* **Problem statement**
Set all the entries down once more, with nothing altered.

* **Given information**
int jodo_sampler_step(int B, int N, int node_feats, int edge_ch, const int32_t* n_nodes_dev, float c_x, float c_pred,
                      float sigma, const float* x, const float* edge_x, const float* pred, const float* edge_pred,
                      const float* eps_pos, const float* eps_feat, const float* eps_edge, float* x_next,
                      float* edge_next, float* x_mean, float* edge_mean, void* stream);
int jodo_sampler_step_tab(int B, int N, int node_feats, int edge_ch, const int32_t* n_nodes_dev, const float* coef_tab_dev,
                          const int32_t* step_dev, const float* x, const float* edge_x, const float* pred,
                          const float* edge_pred, const float* eps_pos, const float* eps_feat, const float* eps_edge,
                          float* x_next, float* edge_next, float* x_mean, float* edge_mean, void* stream);
int jodo_sampler_step_rng(int B, int N, int node_feats, int edge_ch, const int32_t* n_nodes_dev, float c_x, float c_pred,
                          float sigma, const float* coef_tab_dev, const int32_t* step_dev, uint64_t seed, uint32_t draw,
                          const float* x, const float* edge_x, const float* pred, const float* edge_pred, float* x_next,
                          float* edge_next, float* x_mean, float* edge_mean, void* stream);
int jodo_step_begin(int B, const float* coef_tab_dev, const int32_t* step_dev, float* noise_level_out, void* stream);
int jodo_step_end(int32_t* step_dev, void* stream);
int jodo_dpm_update(int B, int N, int node_feats, int edge_ch, const int32_t* n_nodes_dev, const float* coef8_host,
                    const float* coef_tab_dev, const int32_t* step_dev, int tab_stride, int tab_col, const float* x_pos,
                    const float* x_base, const float* edge_base, const float* P, const float* eP, const float* DA, const float* eDA,
                    const float* DB, const float* eDB, const float* PP, const float* eps_pos, float* x_out, float* edge_out,
                    void* stream);
int jodo_dpm_update_rng(int B, int N, int node_feats, int edge_ch, const int32_t* n_nodes_dev, const float* coef8_host,
                        const float* coef_tab_dev, const int32_t* step_dev, int tab_stride, int tab_col, uint64_t seed,
                        uint32_t draw, uint32_t draw_mul, const float* x_pos, const float* x_base, const float* edge_base,
                        const float* P, const float* eP, const float* DA, const float* eDA, const float* DB, const float* eDB,
                        const float* PP, float* x_out, float* edge_out, void* stream);
int jodo_step_begin_at(int B, const float* coef_tab_dev, const int32_t* step_dev, int tab_stride, int tab_col,
                       float* noise_level_out, void* stream);
int jodo_decode(int B, int N, int atom_types, int include_fc, int edge_ch, int compress_edge, int centered,
                float pos_norm, float atom_norm, float fc_norm, float edge_norm, const int32_t* n_nodes_dev,
                const float* xh, const float* edge_x, float* pos_out, uint8_t* atom_type_out, int8_t* fc_out,
                uint8_t* edge_type_out, void* stream);
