# SmallEndian/antidote

Hardware: AMD Instinct MI355X
Metric: CRDT ops materialized/sec (whole node) + % HBM peak (higher is better)
Workload: dtype u64; 1 GPU; c3: antidote_crdt_set_aw, 1048576 keys x 1024 ops per GPU, D=8, 64-element universe; keys_per_gpu=1048576, ops_per_gpu=1073741824, n_dc=8, partitions=64, parallelism=partition-sharded x1, key_placement=rank r holds the keys with am_key_partition(key, 64) % N == r, step=GST min all-reduce (RCCL) + materialize all keys, base=fresh, zone_index=none

## Files before the change

### antidote_amd/csrc/am_group_split.h

```cpp
#pragma once

namespace amk_grp {

constexpr uint32_t IWB = 32;
__device__ __forceinline__ uint32_t wave_min_u32_v(uint32_t v) {
#define S_(C) v = min(v, dpp32<C>(v));
  AMK_ROW_STEPS(S_)
#undef S_
  v = min(v, (uint32_t)__shfl_xor((int)v, 16, WAVE));
  return min(v, (uint32_t)__shfl_xor((int)v, 32, WAVE));
}
struct ISlot {
  uint64_t off0, K, idb, key;
  uint32_t r, nops;
};
constexpr int SEGT = 4;
constexpr uint32_t SEGOPS = SEGT * 256;
template <int DMAX, bool LAG>
struct ISred {
  uint32_t mx[DMAX][WAVE];
};
template <int DMAX>
struct ISred<DMAX, true> {
  union {
    uint32_t mx[DMAX][WAVE];
    uint16_t list[SEGOPS];
  };
  uint32_t stage[SEGOPS / 32];
};
template <int DMAX, bool LAG>
struct ISmem : ISred<DMAX, LAG> {
  ISlot slot[IWB];
  uint64_t ct[DMAX][IWB];
  uint64_t mex[IWB];
  uint32_t count[IWB], pres[IWB];
  uint32_t flags[IWB];
};

template <int DMAX, int OPL, bool RANGE, class Ent>
__device__ __forceinline__ uint32_t incl_tile(const Ent &x, const PkRead<DMAX> &pk, uint64_t g, uint64_t off0,
                                              uint64_t off1, uint32_t (&mx)[DMAX], uint32_t &esc, uint32_t &cand) {
  uint32_t ib = 0;
#pragma unroll
  for (int k = 0; k < OPL; ++k) {
    const bool e = x.esc(k) == AM_PK_ESC;
    const bool inr = !RANGE || (g + k >= off0 && g + k < off1);
    bool in = inr && !e;
#pragma unroll
    for (int d = 0; d < DMAX; ++d) in = in && x(k, d) <= pk.thr[d];
    esc |= (uint32_t)(inr && e) << k;
    cand |= (uint32_t)(inr && !e) << k;
    if (in) {
#pragma unroll
      for (int d = 0; d < DMAX; ++d) mx[d] = max(mx[d], x(k, d));
    }
    ib |= (uint32_t)in << k;
  }
  return ib;
}

template <int DMAX>
__device__ __forceinline__ uint32_t mx_reduce(const uint32_t (*smx)[WAVE], uint32_t lane) {
  uint32_t m = 0;
  {
    const uint32_t d = lane >> 3, c = lane & 7u;
    if (d < (uint32_t)DMAX) {
      const u32x4 a0 = *(const u32x4 *)&smx[d][8 * c], a1 = *(const u32x4 *)&smx[d][8 * c + 4];
      m = max(max(max(a0.x, a0.y), max(a0.z, a0.w)), max(max(a1.x, a1.y), max(a1.z, a1.w)));
    }
    m = max(m, dpp32<0xB1>(m));
    m = max(m, dpp32<0x4E>(m));
    m = max(m, dpp32<0x141>(m));
  }
  uint32_t ql = lane;
  asm volatile("" : "+v"(ql));
  return (uint32_t)__builtin_amdgcn_ds_bpermute((int)((ql & 7u) << 5), (int)m);
}
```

* **Solution to the problem**
int jodo_sampler_step(int B, int N, int node_feats, int edge_ch, const int32_t* n_nodes_dev, float c_x, float c_pred,
                      float sigma, const float* x, const float* edge_x, const float* pred, const float* edge_pred,
                      const float* eps_pos, const float* eps_feat, const float* eps_edge, float* x_next,
                      float* edge_next, float* x_mean, float* edge_mean, void* stream);
int jodo_sampler_step_tab(int B, int N, int node_feats, int edge_ch, const int32_t* n_nodes_dev, const float* coef_tab_dev,
                          const int32_t* step_dev, const float* x, const float* edge_x, const float* pred,
                          const float* edge_pred, const float* eps_pos, const float* eps_feat, const float* eps_edge,
                          float* x_next, float* edge_next, float* x_mean, float* edge_mean, void* stream);
int jodo_sampler_step_rng(int B, int N, int node_feats, int edge_ch, const int32_t* n_nodes_dev, float c_x, float c_pred,
                          float sigma, const float* coef_tab_dev, const int32_t* step_dev, uint64_t seed, uint32_t draw,
                          const float* x, const float* edge_x, const float* pred, const float* edge_pred, float* x_next,
                          float* edge_next, float* x_mean, float* edge_mean, void* stream);
int jodo_step_begin(int B, const float* coef_tab_dev, const int32_t* step_dev, float* noise_level_out, void* stream);
int jodo_step_end(int32_t* step_dev, void* stream);
int jodo_dpm_update(int B, int N, int node_feats, int edge_ch, const int32_t* n_nodes_dev, const float* coef8_host,
                    const float* coef_tab_dev, const int32_t* step_dev, int tab_stride, int tab_col, const float* x_pos,
                    const float* x_base, const float* edge_base, const float* P, const float* eP, const float* DA, const float* eDA,
                    const float* DB, const float* eDB, const float* PP, const float* eps_pos, float* x_out, float* edge_out,
                    void* stream);
int jodo_dpm_update_rng(int B, int N, int node_feats, int edge_ch, const int32_t* n_nodes_dev, const float* coef8_host,
                        const float* coef_tab_dev, const int32_t* step_dev, int tab_stride, int tab_col, uint64_t seed,
                        uint32_t draw, uint32_t draw_mul, const float* x_pos, const float* x_base, const float* edge_base,
                        const float* P, const float* eP, const float* DA, const float* eDA, const float* DB, const float* eDB,
                        const float* PP, float* x_out, float* edge_out, void* stream);
int jodo_step_begin_at(int B, const float* coef_tab_dev, const int32_t* step_dev, int tab_stride, int tab_col,
                       float* noise_level_out, void* stream);
int jodo_decode(int B, int N, int atom_types, int include_fc, int edge_ch, int compress_edge, int centered,
                float pos_norm, float atom_norm, float fc_norm, float edge_norm, const int32_t* n_nodes_dev,
                const float* xh, const float* edge_x, float* pos_out, uint8_t* atom_type_out, int8_t* fc_out,
                uint8_t* edge_type_out, void* stream);
# SmallEndian/antidote

Hardware: AMD Instinct MI355X
Metric: CRDT ops materialized/sec (whole node) + % HBM peak (higher is better)
Workload: dtype u64; 1 GPU; c3: antidote_crdt_set_aw, 1048576 keys x 1024 ops per GPU, D=8, 64-element universe; keys_per_gpu=1048576, ops_per_gpu=1073741824, n_dc=8, partitions=64, parallelism=partition-sharded x1, key_placement=rank r holds the keys with am_key_partition(key, 64) % N == r, step=GST min all-reduce (RCCL) + materialize all keys, base=fresh, zone_index=none

## Files before the change

### antidote_amd/csrc/am_group_split.h

```cpp
#pragma once

namespace amk_grp {

constexpr uint32_t IWB = 32;
__device__ __forceinline__ uint32_t wave_min_u32_v(uint32_t v) {
#define S_(C) v = min(v, dpp32<C>(v));
  AMK_ROW_STEPS(S_)
#undef S_
  v = min(v, (uint32_t)__shfl_xor((int)v, 16, WAVE));
  return min(v, (uint32_t)__shfl_xor((int)v, 32, WAVE));
}
struct ISlot {
  uint64_t off0, K, idb, key;
  uint32_t r, nops;
};
constexpr int SEGT = 4;
constexpr uint32_t SEGOPS = SEGT * 256;
template <int DMAX, bool LAG>
struct ISred {
  uint32_t mx[DMAX][WAVE];
};
template <int DMAX>
struct ISred<DMAX, true> {
  union {
    uint32_t mx[DMAX][WAVE];
    uint16_t list[SEGOPS];
  };
  uint32_t stage[SEGOPS / 32];
};
template <int DMAX, bool LAG>
struct ISmem : ISred<DMAX, LAG> {
  ISlot slot[IWB];
  uint64_t ct[DMAX][IWB];
  uint64_t mex[IWB];
  uint32_t count[IWB], pres[IWB];
  uint32_t flags[IWB];
};

template <int DMAX, int OPL, bool RANGE, class Ent>
__device__ __forceinline__ uint32_t incl_tile(const Ent &x, const PkRead<DMAX> &pk, uint64_t g, uint64_t off0,
                                              uint64_t off1, uint32_t (&mx)[DMAX], uint32_t &esc, uint32_t &cand) {
  uint32_t ib = 0;
#pragma unroll
  for (int k = 0; k < OPL; ++k) {
    const bool e = x.esc(k) == AM_PK_ESC;
    const bool inr = !RANGE || (g + k >= off0 && g + k < off1);
    bool in = inr && !e;
#pragma unroll
    for (int d = 0; d < DMAX; ++d) in = in && x(k, d) <= pk.thr[d];
    esc |= (uint32_t)(inr && e) << k;
    cand |= (uint32_t)(inr && !e) << k;
    if (in) {
#pragma unroll
      for (int d = 0; d < DMAX; ++d) mx[d] = max(mx[d], x(k, d));
    }
    ib |= (uint32_t)in << k;
  }
  return ib;
}

template <int DMAX>
__device__ __forceinline__ uint32_t mx_reduce(const uint32_t (*smx)[WAVE], uint32_t lane) {
  uint32_t m = 0;
  {
    const uint32_t d = lane >> 3, c = lane & 7u;
    if (d < (uint32_t)DMAX) {
      const u32x4 a0 = *(const u32x4 *)&smx[d][8 * c], a1 = *(const u32x4 *)&smx[d][8 * c + 4];
      m = max(max(max(a0.x, a0.y), max(a0.z, a0.w)), max(max(a1.x, a1.y), max(a1.z, a1.w)));
    }
    m = max(m, dpp32<0xB1>(m));
    m = max(m, dpp32<0x4E>(m));
    m = max(m, dpp32<0x141>(m));
  }
  uint32_t ql = lane;
  asm volatile("" : "+v"(ql));
  return (uint32_t)__builtin_amdgcn_ds_bpermute((int)((ql & 7u) << 5), (int)m);
}
```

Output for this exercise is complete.